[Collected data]

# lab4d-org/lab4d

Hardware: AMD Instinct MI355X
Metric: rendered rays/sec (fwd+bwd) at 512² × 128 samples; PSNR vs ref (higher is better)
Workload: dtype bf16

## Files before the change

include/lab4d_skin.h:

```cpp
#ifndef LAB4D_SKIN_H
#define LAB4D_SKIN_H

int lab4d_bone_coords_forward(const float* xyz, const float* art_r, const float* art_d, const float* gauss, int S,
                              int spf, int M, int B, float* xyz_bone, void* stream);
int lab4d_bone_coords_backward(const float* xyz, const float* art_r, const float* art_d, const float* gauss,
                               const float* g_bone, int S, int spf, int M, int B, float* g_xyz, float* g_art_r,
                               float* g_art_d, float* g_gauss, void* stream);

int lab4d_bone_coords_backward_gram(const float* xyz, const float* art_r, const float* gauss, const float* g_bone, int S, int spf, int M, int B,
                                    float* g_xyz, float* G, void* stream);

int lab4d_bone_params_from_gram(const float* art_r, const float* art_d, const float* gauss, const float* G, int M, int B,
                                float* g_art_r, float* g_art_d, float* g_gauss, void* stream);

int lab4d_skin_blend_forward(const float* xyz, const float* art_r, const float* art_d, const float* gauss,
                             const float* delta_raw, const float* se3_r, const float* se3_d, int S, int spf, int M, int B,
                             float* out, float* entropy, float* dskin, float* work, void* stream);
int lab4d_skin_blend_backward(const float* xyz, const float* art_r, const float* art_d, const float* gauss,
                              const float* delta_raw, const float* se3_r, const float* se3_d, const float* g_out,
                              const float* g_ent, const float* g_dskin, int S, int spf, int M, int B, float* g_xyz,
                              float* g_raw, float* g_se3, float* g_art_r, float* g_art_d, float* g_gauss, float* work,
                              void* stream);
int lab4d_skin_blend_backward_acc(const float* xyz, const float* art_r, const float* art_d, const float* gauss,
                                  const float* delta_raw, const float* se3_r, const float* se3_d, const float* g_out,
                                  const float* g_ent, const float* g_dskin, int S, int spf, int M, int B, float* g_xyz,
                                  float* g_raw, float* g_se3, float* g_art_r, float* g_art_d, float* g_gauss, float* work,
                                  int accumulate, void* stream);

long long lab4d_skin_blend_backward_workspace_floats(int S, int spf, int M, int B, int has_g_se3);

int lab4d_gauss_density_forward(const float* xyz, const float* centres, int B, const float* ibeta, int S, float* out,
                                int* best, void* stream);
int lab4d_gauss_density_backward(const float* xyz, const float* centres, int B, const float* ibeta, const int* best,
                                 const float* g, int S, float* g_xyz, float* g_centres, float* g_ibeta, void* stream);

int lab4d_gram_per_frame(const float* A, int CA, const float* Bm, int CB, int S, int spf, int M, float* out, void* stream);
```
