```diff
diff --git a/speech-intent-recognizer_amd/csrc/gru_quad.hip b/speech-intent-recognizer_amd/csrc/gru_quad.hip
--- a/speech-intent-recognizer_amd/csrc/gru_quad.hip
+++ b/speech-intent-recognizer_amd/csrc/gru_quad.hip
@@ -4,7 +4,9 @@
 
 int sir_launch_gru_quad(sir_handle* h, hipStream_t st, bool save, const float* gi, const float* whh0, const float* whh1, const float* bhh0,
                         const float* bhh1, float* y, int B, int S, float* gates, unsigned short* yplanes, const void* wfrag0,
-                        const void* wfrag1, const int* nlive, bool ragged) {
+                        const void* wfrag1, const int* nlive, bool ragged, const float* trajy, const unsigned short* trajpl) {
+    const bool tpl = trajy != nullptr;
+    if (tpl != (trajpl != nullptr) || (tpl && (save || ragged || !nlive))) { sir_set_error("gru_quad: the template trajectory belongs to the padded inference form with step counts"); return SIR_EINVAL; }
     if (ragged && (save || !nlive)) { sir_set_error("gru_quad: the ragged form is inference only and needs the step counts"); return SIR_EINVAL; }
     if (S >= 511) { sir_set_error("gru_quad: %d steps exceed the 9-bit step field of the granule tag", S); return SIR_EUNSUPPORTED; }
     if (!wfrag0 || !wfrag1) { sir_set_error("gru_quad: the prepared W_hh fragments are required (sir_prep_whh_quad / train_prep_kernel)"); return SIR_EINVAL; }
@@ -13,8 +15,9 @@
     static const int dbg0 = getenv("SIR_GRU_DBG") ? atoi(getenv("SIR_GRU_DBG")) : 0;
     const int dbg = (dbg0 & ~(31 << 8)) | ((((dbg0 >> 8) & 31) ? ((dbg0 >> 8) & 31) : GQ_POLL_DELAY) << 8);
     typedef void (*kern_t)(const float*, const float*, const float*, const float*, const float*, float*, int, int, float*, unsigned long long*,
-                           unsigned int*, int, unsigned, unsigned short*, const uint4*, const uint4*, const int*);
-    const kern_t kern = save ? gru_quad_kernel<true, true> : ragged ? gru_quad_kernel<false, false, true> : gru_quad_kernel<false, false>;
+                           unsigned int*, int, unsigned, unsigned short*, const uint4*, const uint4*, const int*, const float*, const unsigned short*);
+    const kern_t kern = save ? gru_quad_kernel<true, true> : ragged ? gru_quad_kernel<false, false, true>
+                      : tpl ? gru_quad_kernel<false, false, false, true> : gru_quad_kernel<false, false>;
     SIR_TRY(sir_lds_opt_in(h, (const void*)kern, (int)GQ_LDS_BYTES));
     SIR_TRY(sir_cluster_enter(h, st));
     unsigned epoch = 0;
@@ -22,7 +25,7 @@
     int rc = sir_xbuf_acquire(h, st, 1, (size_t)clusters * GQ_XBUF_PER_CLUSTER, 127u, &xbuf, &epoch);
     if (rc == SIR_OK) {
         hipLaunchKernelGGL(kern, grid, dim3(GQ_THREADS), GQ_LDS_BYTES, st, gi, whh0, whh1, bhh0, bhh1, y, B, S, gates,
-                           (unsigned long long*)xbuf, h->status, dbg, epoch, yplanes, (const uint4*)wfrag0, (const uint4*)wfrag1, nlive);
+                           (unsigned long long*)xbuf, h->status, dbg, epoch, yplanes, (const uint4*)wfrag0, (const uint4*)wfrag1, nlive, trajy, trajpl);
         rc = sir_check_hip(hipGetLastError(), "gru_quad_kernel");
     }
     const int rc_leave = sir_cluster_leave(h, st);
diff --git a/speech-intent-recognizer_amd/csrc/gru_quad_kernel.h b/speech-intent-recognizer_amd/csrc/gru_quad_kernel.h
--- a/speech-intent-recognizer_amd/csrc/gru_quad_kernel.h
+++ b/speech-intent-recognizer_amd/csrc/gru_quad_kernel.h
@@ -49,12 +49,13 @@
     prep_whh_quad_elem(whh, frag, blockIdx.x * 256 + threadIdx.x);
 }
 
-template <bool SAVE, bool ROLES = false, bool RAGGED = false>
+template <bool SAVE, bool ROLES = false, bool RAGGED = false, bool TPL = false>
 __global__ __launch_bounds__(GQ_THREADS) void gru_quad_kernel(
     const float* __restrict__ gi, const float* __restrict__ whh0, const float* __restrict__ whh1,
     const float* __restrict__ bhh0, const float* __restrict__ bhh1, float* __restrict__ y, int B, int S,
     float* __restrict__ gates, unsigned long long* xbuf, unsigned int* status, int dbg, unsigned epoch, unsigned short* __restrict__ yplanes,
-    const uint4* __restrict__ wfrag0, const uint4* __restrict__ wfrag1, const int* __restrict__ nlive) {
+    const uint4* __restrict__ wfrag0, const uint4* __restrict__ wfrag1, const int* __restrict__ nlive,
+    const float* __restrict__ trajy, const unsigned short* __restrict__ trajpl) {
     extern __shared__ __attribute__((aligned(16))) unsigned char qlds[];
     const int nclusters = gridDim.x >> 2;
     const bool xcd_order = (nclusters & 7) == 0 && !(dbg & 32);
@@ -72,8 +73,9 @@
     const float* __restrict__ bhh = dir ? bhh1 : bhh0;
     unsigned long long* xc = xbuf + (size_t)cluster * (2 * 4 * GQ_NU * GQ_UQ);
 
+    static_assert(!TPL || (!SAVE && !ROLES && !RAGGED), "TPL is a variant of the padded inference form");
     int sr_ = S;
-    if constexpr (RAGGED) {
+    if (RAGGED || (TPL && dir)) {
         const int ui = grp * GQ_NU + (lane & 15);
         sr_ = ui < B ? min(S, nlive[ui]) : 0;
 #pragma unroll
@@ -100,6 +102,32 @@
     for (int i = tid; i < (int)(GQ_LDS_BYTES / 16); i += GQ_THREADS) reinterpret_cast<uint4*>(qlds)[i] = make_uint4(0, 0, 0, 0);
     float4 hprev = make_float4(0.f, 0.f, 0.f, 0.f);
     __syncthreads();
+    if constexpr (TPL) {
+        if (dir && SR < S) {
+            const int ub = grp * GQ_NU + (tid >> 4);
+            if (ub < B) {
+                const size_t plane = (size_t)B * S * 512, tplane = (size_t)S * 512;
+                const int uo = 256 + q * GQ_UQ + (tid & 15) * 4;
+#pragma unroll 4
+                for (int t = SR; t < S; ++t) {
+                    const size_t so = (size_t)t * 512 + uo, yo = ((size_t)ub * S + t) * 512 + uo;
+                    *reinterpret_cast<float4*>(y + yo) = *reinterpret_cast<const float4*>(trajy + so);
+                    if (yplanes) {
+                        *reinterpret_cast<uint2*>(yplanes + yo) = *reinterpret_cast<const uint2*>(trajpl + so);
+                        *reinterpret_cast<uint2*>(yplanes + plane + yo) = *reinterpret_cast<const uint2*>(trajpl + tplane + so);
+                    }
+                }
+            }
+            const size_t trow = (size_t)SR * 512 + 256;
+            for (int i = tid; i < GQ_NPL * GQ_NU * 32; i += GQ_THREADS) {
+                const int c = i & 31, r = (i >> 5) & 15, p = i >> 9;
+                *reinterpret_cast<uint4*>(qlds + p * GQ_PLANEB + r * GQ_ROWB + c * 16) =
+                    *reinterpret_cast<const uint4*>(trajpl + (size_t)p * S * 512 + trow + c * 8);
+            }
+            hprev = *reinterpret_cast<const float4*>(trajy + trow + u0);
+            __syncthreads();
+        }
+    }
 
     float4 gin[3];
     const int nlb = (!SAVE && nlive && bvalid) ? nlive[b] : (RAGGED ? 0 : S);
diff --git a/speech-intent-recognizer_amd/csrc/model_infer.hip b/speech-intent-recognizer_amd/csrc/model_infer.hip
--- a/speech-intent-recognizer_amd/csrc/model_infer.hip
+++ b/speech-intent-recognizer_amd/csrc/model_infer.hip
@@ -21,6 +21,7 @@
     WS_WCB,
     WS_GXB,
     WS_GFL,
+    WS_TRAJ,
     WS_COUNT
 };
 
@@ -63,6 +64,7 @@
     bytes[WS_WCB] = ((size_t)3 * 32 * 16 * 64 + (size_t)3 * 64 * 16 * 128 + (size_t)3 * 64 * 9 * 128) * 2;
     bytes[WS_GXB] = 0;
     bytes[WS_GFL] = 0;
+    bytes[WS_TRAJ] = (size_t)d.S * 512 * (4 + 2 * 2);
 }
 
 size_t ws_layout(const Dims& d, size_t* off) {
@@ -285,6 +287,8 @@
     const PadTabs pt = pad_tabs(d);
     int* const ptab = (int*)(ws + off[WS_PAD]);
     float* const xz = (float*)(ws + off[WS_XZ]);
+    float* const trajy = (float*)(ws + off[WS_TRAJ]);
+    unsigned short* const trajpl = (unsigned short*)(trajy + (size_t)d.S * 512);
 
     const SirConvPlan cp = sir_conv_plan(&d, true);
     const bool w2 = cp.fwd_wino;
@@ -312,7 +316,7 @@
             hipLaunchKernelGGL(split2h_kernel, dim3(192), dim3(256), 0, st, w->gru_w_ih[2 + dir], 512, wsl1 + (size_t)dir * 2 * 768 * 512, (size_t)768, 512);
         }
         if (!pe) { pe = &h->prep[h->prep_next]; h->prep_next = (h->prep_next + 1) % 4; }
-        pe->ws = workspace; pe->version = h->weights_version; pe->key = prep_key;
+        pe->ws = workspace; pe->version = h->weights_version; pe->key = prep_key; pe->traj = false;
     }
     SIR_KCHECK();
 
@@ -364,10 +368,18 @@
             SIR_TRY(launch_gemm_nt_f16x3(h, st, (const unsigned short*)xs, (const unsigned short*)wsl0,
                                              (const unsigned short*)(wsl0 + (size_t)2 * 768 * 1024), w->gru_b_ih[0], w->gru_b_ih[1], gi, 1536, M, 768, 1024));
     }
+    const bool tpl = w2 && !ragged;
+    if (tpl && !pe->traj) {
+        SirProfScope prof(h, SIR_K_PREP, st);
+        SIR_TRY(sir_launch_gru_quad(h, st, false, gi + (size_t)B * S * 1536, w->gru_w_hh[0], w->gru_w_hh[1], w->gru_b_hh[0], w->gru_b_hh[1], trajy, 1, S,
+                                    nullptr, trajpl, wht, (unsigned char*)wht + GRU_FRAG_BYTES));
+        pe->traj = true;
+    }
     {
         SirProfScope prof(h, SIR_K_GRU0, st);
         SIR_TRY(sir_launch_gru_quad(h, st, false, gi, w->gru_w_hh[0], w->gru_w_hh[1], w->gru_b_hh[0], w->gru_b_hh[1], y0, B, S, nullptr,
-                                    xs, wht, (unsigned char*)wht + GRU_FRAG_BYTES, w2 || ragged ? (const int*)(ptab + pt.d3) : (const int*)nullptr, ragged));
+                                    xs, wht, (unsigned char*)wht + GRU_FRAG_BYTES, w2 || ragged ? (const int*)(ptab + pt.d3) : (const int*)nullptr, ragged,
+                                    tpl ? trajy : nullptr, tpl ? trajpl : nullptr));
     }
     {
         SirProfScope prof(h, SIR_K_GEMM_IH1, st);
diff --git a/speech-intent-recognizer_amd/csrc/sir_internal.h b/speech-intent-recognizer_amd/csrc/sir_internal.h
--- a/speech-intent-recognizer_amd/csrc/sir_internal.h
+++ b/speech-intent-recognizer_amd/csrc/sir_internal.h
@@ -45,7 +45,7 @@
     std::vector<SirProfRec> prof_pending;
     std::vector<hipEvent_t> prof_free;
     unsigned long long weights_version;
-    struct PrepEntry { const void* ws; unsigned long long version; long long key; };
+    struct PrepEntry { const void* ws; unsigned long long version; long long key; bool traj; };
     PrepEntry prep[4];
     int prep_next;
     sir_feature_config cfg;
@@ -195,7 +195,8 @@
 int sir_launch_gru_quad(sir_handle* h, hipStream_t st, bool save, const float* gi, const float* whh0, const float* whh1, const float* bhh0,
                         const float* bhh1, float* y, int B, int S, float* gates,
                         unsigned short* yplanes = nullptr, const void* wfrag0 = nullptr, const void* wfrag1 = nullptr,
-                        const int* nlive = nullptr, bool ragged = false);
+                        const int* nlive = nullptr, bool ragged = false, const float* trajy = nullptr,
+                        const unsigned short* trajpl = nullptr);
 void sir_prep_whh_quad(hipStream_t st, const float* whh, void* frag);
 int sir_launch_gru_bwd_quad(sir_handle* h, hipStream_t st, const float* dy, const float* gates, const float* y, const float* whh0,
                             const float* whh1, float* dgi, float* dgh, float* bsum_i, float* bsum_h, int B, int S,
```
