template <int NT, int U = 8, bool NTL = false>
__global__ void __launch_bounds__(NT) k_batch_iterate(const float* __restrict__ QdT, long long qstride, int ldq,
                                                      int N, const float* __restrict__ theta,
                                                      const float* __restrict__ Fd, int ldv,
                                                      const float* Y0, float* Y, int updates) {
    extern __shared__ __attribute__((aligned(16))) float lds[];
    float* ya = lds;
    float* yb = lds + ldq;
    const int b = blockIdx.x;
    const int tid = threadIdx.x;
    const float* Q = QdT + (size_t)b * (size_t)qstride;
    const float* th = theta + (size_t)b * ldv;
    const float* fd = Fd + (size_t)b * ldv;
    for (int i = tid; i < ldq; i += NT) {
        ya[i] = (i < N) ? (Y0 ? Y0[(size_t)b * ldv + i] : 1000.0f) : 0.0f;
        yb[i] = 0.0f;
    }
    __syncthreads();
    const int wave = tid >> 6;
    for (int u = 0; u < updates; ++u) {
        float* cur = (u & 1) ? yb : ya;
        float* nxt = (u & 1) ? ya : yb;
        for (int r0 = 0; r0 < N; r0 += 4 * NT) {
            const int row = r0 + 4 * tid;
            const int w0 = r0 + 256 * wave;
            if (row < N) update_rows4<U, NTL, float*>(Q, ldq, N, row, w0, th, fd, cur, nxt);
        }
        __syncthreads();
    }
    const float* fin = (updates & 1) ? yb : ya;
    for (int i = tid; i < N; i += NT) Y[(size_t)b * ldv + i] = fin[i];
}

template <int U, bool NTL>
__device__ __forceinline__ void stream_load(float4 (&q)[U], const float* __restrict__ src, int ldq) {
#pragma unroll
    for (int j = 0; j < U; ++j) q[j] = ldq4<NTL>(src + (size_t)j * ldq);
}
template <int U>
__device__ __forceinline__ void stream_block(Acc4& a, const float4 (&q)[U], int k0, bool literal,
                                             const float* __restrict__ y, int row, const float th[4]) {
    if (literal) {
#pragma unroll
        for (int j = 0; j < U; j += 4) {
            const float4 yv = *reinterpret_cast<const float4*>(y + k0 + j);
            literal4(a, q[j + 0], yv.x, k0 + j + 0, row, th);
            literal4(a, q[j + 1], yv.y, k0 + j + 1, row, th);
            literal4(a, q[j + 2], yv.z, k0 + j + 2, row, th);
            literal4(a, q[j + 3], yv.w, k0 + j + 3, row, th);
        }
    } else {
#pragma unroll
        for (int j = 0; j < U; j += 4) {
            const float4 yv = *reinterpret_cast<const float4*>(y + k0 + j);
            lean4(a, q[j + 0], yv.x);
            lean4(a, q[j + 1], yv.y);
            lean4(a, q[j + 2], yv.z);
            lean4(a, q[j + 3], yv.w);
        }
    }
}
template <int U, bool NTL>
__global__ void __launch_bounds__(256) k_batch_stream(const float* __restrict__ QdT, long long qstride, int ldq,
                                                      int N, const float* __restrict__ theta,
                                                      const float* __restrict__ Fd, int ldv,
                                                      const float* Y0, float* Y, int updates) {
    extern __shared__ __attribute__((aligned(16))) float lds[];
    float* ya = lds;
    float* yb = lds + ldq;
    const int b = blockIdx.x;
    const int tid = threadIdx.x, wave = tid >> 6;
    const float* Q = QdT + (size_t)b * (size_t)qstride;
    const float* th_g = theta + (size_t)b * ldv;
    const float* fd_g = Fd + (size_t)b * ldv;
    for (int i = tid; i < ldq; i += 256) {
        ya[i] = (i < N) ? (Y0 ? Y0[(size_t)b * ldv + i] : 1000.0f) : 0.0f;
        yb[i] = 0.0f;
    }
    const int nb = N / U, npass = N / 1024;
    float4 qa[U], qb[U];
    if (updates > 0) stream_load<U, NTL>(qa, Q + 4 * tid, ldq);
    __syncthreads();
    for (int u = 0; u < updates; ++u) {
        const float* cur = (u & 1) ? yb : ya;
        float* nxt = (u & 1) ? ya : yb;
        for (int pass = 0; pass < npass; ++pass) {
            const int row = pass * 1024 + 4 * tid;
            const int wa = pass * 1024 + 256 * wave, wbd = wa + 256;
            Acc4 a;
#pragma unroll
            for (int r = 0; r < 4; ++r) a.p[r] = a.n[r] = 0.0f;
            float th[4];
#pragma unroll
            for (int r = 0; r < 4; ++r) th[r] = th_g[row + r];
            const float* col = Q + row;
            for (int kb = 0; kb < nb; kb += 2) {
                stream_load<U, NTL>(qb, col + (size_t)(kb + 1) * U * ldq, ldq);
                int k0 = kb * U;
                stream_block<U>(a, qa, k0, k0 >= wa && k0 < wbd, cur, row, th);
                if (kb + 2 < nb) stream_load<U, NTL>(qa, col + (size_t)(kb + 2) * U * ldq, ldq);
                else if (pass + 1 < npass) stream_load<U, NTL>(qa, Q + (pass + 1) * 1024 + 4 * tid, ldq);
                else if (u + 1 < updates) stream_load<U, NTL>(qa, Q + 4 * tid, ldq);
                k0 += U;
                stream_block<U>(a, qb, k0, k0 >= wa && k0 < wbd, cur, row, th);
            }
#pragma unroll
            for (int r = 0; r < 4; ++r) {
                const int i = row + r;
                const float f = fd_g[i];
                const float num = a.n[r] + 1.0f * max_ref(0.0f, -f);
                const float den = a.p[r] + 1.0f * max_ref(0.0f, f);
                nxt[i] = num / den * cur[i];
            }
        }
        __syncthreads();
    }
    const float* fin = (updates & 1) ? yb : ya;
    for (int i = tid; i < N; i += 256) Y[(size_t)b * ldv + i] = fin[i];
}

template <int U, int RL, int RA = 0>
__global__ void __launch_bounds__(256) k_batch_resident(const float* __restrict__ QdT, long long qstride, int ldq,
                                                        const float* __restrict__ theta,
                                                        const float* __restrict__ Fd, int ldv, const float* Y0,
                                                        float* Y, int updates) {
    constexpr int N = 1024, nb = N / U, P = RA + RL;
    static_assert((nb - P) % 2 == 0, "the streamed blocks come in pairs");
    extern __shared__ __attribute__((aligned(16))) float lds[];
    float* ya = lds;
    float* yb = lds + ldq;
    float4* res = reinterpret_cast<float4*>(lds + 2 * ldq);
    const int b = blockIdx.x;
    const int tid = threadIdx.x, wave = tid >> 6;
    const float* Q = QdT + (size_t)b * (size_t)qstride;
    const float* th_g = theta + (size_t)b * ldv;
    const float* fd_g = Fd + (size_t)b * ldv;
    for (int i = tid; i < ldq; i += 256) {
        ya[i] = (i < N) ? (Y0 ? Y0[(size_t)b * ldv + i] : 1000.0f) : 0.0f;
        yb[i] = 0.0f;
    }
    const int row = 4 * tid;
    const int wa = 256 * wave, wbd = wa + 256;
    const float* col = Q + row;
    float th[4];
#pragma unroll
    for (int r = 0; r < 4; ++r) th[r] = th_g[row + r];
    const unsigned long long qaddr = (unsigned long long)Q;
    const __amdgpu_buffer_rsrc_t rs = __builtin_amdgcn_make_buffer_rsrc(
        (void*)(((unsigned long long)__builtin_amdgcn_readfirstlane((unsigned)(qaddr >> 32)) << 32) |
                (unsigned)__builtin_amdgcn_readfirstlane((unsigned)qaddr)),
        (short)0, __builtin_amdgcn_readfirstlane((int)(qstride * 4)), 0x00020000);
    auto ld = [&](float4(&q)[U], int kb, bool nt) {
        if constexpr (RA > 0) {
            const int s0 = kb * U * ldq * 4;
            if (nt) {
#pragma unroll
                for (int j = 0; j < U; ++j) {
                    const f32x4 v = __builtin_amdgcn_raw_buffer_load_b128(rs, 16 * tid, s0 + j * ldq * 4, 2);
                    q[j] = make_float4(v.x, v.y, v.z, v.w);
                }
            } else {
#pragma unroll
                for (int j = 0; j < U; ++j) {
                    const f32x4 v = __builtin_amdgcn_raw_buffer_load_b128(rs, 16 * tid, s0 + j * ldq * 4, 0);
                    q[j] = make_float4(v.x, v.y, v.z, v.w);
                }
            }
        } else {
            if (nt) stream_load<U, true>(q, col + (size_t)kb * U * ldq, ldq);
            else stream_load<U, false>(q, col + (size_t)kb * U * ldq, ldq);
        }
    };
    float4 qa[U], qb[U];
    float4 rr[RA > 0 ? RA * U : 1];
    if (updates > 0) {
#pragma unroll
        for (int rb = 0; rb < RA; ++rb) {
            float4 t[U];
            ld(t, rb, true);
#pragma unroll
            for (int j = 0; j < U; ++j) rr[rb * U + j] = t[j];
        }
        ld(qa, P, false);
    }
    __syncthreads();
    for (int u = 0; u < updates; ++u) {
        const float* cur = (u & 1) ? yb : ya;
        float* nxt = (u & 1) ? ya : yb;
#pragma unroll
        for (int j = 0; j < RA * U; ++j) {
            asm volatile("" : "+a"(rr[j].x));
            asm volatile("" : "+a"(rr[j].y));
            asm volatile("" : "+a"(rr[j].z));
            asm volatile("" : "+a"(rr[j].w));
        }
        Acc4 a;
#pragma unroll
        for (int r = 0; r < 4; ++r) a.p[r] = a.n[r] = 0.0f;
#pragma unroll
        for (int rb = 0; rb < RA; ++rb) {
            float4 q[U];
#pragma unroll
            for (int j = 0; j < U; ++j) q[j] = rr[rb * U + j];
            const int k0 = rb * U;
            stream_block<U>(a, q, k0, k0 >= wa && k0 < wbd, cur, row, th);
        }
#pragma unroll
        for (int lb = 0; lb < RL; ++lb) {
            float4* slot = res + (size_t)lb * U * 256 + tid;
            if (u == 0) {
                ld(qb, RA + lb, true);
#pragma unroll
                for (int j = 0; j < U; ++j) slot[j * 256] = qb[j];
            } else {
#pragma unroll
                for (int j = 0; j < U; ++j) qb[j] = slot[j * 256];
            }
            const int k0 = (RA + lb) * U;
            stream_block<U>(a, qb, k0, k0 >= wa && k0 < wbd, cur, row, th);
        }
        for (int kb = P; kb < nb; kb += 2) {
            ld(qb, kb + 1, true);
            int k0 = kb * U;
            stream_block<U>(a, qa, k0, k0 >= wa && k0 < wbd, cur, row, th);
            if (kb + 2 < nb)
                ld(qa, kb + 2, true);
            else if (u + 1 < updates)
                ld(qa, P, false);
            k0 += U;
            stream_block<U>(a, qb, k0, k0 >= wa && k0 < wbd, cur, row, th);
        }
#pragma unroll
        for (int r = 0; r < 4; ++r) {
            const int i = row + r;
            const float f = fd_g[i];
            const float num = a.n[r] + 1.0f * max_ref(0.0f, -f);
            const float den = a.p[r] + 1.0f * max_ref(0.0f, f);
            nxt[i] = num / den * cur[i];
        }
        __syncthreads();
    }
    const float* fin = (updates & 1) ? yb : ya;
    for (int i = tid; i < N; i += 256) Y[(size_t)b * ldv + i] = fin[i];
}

Task: Please return every line of the records above that contains the word "padded".

Result of this exercise:
+    if (tpl != (trajpl != nullptr) || (tpl && (save || ragged || !nlive))) { sir_set_error("gru_quad: the template trajectory belongs to the padded inference form with step counts"); return SIR_EINVAL; }
+    static_assert(!TPL || (!SAVE && !ROLES && !RAGGED), "TPL is a variant of the padded inference form");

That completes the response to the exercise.